**What is required:** Check each line of the entries below for the word "enum", and copy out the ones that have it.

**Data records:**

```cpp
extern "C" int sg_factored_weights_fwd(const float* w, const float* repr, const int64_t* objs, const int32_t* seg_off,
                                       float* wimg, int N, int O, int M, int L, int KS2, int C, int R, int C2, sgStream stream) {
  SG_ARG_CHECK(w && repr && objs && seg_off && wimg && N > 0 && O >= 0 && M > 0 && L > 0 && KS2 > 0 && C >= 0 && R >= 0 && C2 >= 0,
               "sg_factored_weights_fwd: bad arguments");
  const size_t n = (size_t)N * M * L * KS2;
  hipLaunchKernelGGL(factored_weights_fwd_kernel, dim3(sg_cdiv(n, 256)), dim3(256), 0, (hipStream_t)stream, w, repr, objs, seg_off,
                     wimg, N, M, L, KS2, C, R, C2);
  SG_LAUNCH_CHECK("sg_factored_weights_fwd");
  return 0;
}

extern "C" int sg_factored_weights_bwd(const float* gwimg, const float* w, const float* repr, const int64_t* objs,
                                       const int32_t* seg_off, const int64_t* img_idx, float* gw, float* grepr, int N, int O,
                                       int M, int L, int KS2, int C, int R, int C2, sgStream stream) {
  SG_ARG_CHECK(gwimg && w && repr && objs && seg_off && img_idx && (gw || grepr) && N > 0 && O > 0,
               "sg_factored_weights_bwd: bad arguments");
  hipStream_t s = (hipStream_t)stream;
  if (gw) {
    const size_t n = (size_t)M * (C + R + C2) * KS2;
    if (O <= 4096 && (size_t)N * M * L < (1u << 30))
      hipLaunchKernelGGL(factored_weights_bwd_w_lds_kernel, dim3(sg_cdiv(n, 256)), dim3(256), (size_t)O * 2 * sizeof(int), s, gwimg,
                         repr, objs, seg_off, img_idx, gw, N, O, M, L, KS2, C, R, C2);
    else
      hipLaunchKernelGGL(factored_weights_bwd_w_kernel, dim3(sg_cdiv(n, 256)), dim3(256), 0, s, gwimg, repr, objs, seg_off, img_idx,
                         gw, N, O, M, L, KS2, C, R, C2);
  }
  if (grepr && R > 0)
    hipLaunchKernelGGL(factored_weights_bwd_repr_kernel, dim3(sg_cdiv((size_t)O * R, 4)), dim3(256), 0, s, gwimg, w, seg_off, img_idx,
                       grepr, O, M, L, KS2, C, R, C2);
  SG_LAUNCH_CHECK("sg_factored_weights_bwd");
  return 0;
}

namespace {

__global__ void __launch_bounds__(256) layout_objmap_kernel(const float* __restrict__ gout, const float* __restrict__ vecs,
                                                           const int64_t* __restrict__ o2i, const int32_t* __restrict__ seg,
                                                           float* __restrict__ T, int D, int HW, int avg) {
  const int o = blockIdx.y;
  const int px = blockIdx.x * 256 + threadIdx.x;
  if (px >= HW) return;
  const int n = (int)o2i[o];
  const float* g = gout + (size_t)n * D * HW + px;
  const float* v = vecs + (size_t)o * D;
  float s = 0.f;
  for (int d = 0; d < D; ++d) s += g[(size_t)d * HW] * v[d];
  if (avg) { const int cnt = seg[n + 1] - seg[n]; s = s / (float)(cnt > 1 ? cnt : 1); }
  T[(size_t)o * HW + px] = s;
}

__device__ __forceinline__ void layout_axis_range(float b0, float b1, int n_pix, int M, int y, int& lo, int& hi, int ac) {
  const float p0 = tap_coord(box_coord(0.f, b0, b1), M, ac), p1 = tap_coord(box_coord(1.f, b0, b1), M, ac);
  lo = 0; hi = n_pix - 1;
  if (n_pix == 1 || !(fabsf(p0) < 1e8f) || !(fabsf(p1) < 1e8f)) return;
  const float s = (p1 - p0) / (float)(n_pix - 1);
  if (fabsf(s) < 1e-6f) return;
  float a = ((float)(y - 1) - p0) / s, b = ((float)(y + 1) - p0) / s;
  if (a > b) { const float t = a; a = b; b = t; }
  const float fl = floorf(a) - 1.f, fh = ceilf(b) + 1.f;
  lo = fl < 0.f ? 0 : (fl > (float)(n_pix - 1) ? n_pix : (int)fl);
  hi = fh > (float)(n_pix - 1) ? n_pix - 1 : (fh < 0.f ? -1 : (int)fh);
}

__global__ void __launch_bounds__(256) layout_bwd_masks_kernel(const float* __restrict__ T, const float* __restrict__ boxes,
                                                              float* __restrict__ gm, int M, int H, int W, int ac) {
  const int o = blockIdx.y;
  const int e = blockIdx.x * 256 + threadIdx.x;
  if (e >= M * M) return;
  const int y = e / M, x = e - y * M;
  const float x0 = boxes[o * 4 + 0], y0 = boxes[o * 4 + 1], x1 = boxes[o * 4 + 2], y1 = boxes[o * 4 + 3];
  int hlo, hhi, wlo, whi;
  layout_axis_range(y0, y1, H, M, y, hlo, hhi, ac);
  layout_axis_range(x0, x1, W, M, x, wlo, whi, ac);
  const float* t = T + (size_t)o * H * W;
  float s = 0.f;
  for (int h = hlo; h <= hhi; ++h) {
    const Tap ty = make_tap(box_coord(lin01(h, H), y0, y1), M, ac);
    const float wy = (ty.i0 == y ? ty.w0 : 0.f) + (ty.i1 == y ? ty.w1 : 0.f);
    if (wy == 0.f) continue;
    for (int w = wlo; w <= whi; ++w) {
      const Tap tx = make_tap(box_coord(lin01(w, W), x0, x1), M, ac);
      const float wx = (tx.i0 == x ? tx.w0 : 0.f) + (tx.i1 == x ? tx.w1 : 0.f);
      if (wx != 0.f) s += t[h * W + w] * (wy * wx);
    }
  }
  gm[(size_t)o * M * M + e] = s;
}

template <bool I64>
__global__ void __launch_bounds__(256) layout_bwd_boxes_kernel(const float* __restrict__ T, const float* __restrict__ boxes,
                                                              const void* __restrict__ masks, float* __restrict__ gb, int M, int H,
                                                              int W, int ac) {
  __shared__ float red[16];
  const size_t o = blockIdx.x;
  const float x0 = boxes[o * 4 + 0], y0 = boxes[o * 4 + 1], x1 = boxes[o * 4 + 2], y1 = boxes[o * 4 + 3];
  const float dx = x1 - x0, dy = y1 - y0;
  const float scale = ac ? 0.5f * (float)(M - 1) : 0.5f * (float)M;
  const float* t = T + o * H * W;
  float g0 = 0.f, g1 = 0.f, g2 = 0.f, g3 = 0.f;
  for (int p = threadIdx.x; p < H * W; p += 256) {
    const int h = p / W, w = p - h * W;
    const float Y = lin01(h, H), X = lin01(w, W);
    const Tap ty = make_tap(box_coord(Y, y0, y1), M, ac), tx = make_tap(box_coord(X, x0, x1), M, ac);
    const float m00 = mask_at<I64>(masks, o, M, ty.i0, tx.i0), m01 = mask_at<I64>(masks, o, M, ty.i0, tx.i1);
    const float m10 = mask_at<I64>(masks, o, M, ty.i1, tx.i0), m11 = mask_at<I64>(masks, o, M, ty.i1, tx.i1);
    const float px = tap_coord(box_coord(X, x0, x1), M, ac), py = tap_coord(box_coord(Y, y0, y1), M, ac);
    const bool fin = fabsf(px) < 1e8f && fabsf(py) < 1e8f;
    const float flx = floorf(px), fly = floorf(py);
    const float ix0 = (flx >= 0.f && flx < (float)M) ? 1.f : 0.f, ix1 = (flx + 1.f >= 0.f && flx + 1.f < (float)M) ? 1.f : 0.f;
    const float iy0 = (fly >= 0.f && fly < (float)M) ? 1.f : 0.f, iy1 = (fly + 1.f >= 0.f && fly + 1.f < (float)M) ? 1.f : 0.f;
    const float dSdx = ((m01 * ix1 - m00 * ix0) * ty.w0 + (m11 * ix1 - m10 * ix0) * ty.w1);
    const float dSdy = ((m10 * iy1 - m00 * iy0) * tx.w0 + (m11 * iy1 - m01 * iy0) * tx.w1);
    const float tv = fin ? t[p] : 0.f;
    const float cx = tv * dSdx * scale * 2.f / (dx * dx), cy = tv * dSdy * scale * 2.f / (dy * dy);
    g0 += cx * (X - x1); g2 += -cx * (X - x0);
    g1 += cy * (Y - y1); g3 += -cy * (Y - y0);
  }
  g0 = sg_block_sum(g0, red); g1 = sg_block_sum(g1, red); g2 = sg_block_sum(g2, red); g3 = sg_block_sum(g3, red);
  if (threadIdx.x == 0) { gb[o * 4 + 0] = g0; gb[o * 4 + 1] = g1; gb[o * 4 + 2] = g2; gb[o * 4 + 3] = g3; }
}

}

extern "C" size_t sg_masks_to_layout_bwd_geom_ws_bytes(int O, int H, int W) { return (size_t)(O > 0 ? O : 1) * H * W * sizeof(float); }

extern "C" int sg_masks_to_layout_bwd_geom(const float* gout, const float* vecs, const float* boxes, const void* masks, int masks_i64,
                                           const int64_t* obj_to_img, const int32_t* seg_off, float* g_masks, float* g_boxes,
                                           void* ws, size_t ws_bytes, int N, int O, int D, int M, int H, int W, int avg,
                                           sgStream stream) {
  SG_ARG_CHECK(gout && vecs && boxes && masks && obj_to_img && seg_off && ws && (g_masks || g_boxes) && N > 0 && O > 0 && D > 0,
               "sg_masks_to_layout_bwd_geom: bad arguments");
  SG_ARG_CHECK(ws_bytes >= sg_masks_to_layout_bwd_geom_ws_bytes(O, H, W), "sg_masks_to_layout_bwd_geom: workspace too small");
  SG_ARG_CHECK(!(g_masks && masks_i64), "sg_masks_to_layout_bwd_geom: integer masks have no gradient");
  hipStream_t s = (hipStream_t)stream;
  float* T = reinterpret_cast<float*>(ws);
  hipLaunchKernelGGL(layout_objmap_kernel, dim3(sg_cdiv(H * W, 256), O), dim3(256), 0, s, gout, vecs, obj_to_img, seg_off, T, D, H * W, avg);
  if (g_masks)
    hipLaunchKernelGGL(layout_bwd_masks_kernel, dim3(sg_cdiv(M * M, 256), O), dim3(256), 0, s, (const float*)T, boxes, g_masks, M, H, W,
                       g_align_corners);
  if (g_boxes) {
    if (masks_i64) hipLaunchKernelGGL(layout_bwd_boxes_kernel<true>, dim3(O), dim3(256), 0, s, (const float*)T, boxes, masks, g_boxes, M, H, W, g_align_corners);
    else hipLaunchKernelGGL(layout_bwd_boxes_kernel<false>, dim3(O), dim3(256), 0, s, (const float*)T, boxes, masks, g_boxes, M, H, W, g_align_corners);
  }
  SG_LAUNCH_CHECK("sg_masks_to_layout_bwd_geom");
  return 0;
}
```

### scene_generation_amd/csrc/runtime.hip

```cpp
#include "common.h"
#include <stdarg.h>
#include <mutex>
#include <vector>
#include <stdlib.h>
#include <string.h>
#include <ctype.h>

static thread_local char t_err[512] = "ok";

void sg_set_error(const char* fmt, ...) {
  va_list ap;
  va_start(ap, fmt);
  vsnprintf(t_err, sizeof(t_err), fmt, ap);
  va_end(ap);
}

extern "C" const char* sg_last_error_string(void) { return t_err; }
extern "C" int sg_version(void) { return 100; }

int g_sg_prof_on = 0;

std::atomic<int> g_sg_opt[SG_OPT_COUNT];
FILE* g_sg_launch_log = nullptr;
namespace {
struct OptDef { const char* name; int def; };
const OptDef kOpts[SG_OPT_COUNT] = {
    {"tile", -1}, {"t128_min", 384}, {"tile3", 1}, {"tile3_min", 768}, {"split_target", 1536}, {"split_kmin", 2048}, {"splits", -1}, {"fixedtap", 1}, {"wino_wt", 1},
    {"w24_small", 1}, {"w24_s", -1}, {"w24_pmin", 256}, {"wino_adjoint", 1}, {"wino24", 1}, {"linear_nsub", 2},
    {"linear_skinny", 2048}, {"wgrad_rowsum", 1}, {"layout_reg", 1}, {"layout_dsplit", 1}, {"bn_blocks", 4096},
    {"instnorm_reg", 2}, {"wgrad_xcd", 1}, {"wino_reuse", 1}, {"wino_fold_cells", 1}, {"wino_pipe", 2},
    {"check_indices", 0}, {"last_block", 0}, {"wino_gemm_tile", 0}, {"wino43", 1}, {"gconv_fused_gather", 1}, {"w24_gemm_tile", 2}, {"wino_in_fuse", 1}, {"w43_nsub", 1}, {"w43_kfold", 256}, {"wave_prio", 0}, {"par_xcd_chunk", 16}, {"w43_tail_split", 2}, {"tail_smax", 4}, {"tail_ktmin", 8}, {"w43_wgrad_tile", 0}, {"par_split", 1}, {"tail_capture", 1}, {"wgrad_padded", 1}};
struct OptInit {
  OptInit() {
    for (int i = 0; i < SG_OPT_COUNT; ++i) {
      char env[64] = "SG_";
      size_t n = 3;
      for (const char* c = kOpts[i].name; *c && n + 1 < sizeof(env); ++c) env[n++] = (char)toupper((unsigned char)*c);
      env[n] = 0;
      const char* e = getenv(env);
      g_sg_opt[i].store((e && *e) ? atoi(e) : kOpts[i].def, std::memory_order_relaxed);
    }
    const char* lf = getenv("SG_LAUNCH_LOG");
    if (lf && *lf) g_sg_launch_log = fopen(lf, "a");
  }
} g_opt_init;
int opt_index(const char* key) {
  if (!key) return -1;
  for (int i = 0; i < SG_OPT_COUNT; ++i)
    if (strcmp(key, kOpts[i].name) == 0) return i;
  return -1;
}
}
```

* * *

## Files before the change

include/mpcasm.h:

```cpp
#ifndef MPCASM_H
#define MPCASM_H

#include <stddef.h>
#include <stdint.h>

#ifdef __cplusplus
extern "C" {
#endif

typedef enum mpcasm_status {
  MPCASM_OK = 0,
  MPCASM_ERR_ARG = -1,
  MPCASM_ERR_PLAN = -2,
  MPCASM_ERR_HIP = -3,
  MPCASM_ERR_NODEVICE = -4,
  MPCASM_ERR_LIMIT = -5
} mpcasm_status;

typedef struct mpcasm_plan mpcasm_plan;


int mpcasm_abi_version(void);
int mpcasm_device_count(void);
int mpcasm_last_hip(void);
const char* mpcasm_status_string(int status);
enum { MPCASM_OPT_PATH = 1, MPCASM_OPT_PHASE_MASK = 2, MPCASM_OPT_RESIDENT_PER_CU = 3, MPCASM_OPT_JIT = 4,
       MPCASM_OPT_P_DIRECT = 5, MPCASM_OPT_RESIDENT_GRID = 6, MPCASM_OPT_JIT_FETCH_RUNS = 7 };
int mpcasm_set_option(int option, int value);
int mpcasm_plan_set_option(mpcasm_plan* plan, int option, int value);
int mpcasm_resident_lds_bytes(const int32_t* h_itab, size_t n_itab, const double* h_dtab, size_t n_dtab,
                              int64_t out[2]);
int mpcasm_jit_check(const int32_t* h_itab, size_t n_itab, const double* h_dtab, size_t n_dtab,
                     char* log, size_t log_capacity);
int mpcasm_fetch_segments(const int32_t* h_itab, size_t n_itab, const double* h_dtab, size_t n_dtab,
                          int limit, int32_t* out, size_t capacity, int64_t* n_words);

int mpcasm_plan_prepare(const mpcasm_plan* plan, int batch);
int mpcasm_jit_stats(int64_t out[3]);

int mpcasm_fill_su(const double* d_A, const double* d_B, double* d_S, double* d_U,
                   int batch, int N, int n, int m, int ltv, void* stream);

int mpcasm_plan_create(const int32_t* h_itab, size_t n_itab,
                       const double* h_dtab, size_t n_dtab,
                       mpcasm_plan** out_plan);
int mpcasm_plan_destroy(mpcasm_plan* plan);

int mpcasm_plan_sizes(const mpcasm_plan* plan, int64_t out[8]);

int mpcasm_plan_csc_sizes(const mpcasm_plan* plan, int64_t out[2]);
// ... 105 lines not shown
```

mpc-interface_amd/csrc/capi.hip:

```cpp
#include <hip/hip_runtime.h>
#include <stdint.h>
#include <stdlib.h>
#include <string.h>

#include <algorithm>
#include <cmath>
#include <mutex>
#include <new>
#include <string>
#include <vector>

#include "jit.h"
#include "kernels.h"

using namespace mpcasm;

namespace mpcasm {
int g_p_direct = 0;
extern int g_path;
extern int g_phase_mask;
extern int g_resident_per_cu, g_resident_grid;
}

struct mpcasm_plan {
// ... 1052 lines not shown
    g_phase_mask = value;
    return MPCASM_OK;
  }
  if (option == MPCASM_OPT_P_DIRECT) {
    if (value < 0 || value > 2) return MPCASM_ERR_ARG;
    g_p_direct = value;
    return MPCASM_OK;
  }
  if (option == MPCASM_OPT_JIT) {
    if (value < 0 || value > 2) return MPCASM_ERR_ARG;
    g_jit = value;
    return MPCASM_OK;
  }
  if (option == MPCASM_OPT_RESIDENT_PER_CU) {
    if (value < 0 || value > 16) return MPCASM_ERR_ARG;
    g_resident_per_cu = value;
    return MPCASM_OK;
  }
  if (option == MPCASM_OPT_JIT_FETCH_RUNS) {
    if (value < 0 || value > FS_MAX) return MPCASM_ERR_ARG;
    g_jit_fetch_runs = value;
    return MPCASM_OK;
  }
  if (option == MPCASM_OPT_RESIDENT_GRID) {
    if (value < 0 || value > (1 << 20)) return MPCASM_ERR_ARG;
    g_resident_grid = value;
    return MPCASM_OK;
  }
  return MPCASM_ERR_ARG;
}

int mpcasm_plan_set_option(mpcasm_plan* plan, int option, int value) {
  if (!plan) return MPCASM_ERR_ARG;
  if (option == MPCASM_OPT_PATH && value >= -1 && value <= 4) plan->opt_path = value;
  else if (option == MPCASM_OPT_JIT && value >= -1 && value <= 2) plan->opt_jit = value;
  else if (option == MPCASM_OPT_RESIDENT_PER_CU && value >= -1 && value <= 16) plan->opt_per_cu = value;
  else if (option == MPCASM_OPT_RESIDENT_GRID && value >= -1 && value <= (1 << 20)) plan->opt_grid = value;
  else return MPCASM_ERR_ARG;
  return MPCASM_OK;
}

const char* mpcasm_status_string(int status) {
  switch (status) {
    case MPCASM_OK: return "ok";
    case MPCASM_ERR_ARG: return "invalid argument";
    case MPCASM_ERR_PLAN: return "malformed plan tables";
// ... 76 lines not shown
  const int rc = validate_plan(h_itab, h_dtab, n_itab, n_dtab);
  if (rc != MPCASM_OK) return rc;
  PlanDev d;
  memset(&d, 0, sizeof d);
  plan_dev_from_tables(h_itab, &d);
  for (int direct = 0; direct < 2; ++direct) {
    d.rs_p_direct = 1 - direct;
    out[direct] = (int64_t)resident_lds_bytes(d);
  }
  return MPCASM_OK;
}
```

**Answer area:**
typedef enum mpcasm_status {
enum { MPCASM_OPT_PATH = 1, MPCASM_OPT_PHASE_MASK = 2, MPCASM_OPT_RESIDENT_PER_CU = 3, MPCASM_OPT_JIT = 4,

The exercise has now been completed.